# Symmetric group acting on polynomial

This is what's in my book:

Let $\Delta$ be a polynomial given by: $\Delta = \prod_{1 \leq i \leq j \leq n} (x_i - x_j)$

For example, when $n=4$:

$\Delta = (x_1 - x_2)(x_1 - x_3)(x_1 - x_4)(x_2 - x_3)(x_2 - x_4)(x_3-x_4)$

For each $\sigma \in S_n$ let $\sigma$ act on $\Delta$ by permuting the variables in the same way it permutes their indices:

$\sigma(\Delta)=\prod_{1 \leq i \leq j \leq n} (x_{\sigma(i)} - x_{\sigma(j)})$.

And then we have the following example for $n=4$ and $\sigma = (1 2 3 4)$:

$\sigma(\Delta)=(x_2 - x_3)(x_2 - x_4)(x_2-x_1)(x_3-x_4)(x_3-x_1)(x_4-x_1)$

What I don't understand is how they get this result.
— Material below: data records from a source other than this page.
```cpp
extern "C" int ver_convt_weight_backward(const void* grad_taps, float* grad_weight, long pairs, int dtype, void* stream) {
    VER_REQUIRE(pairs >= 0, VER_EINVAL, "ver_convt_weight_backward: negative size");
    VER_REQUIRE(dtype == VER_F32 || dtype == VER_BF16, VER_EINVAL, "ver_convt_weight_backward: dtype %d", dtype);
    if (pairs == 0) return VER_OK;
    VER_REQUIRE(grad_taps && grad_weight, VER_EINVAL, "ver_convt_weight_backward: null pointer argument");
    const unsigned blocks = (unsigned)((pairs + kPairs - 1) / kPairs);
    if (dtype == VER_BF16)
        hipLaunchKernelGGL(k_convt_weight_bwd<true>, dim3(blocks), dim3(256), 0, (hipStream_t)stream, grad_taps,
                           grad_weight, pairs);
    else
        hipLaunchKernelGGL(k_convt_weight_bwd<false>, dim3(blocks), dim3(256), 0, (hipStream_t)stream, grad_taps,
                           grad_weight, pairs);
    return ver_check_launch("ver_convt_weight_backward");
}

extern "C" int ver_convt_weight_backward_blocks(const void* blocks, const long* block_offsets, long ld, const void* prev_bias,
                                               const void* grad_v, float* grad_weight, int ci, int co, int dtype,
                                               void* stream) {
    VER_REQUIRE(ci >= 0 && co >= 0 && ld >= co, VER_EINVAL, "ver_convt_weight_backward_blocks: bad sizes (ci %d co %d ld %ld)",
                ci, co, ld);
    VER_REQUIRE(dtype == VER_F32 || dtype == VER_BF16, VER_EINVAL, "ver_convt_weight_backward_blocks: dtype %d", dtype);
    VER_REQUIRE((prev_bias == nullptr) == (grad_v == nullptr), VER_EINVAL,
                "ver_convt_weight_backward_blocks: prev_bias and grad_v come together");
    const long pairs = (long)ci * co;
    if (pairs == 0) return VER_OK;
    VER_REQUIRE(blocks && block_offsets && grad_weight, VER_EINVAL, "ver_convt_weight_backward_blocks: null pointer argument");
// ... 315 lines not shown
```

vln-ver_amd/dense_heads/row_linear.py:

```python
import torch
import torch.nn.functional as F

_CHUNK = 8000


class _RowLinear(torch.autograd.Function):

    @staticmethod
    def forward(ctx, x, weight, bias):
        w = weight.to(x.dtype)
        ctx.save_for_backward(x, w)
        ctx.has_bias = bias is not None
        ctx.weight_dtype = weight.dtype
        if bias is None:
            return x @ w.t()
        return torch.addmm(bias.to(x.dtype), x, w.t())

    @staticmethod
    def backward(ctx, g):
        x, w = ctx.saved_tensors
        g = g.contiguous()
        n, o = g.shape
        gx = g @ w if ctx.needs_input_grad[0] else None
        gb = None
        if ctx.has_bias:
            gb = g.sum(0, dtype=torch.float32)
        if g.dtype == torch.bfloat16 and x.dtype == torch.bfloat16 and n >= 4096 and min(o, x.shape[1]) >= 192:
            from ..hipops import wgrad_tn, wgrad_tn_supported
            if wgrad_tn_supported(g, x):
                wide = torch.float32 if ctx.weight_dtype == torch.float32 else torch.bfloat16
                if wide == torch.bfloat16 and gb is not None:
                    gb = gb.to(torch.bfloat16)
                return gx, wgrad_tn(g, x, out_dtype=wide), gb
        s = n // _CHUNK
        main = s * _CHUNK
        gw = x.new_zeros((o, x.shape[1]), dtype=torch.float32)
        if s:
            g3 = g[:main].view(s, _CHUNK, o)
            gw += torch.bmm(g3.transpose(1, 2), x[:main].view(s, _CHUNK, -1)).sum(0, dtype=torch.float32)
        if main < n:
            gw += (g[main:].t() @ x[main:]).float()
        return gx, gw, gb


def row_linear(x, weight, bias):
    if not x.is_cuda:
        return F.linear(x, weight, bias)
    if torch.is_autocast_enabled('cuda'):
        x = x.to(torch.get_autocast_dtype('cuda'))
    shape = x.shape
    with torch.autocast('cuda', enabled=False):
        y = _RowLinear.apply(x.reshape(-1, shape[-1]), weight, bias)
    return y.view(*shape[:-1], -1)
```

vln-ver_amd/hipops.py:

```python
import ctypes
import os
import re

import torch
from torch.autograd import Function
from torch.autograd.function import once_differentiable

_PKG = os.path.dirname(os.path.abspath(__file__))
LIB_PATH = os.environ.get('VER_HIP_LIB') or os.path.join(_PKG, 'libver_hip.so')
ABI_VERSION = 31
HEADER = os.path.join(os.path.dirname(_PKG), 'include', 'ver_ops.h')
_PARAMS = {'int': ctypes.c_int, 'long': ctypes.c_long, 'float': ctypes.c_float}
_RETURNS = {'int': ctypes.c_int, 'long': ctypes.c_long, 'const char*': ctypes.c_char_p}


class HipLibraryError(RuntimeError):
    pass


def prototypes(path=HEADER):
    if not os.path.exists(path):
        raise HipLibraryError('%s not found: the C ABI is bound from its prototypes' % path)
    text = re.sub(r'/\*.*?\*/|//[^\n]*|^\s*#[^\n]*', ' ', open(path).read(), flags=re.S | re.M)
    out = {}
# ... 288 lines not shown
        points = logits.shape[-1]
        gdt = lib().ver_sca_backward_grad_dtype(ctx.vdt, hd, points, map_h, map_w)
        gs = _gpu(grad_slots, 'grad_slots')
        gs_bf16 = gs.dtype == torch.bfloat16 and gdt == 1
        gs = gs.contiguous() if gs_bf16 else gs.float().contiguous()
        g_value = torch.empty((B, ncam, nk, heads, hd), dtype=torch.bfloat16 if gdt == 1 else torch.float32, device=value.device)
        g_off = torch.empty_like(offsets)
        g_log = torch.empty_like(logits)
        _launch('ver_sca_backward', lambda: lib().ver_sca_backward(
            _p(value), ctx.vdt, _p(offsets), _p(logits), _p(hit.uv), _p(hit.vis), _p(hit.vis_list),
            _p(hit.vis_cnt), _p(hit.fwd_list), _p(hit.fwd_cnt), _p(gs), _p(g_value), gdt, _p(g_off), _p(g_log), B, ncam,
            hit.Nq, hit.D, heads,
            hd, points, map_h, map_w, (2 if ctx.head_major else 0) | (4 if gs_bf16 else 0), _stream()),
            meta=dict(grad_slots_bf16=gs_bf16))
        g_value = g_value.to(value.dtype)
        if ctx.head_major:
            g_value = g_value.permute(3, 0, 1, 2, 4)
        return g_value, g_off, g_log, None, None, None, None, None, None
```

I don't understand how $\sigma$ acts on $\Delta$. I can see that some terms are flipped (for example ($x_2-x_1$)) and that the order has changed, but why? Could somebody help me out?

We have $\sigma(1) = 2$ and $\sigma(2) = 3$, so the first factor $(x_1-x_2)$ becomes $(x_{\sigma(1)}-x_{\sigma(2)}) = (x_2 - x_3)$. Similarly for the rest. Does that clear things up?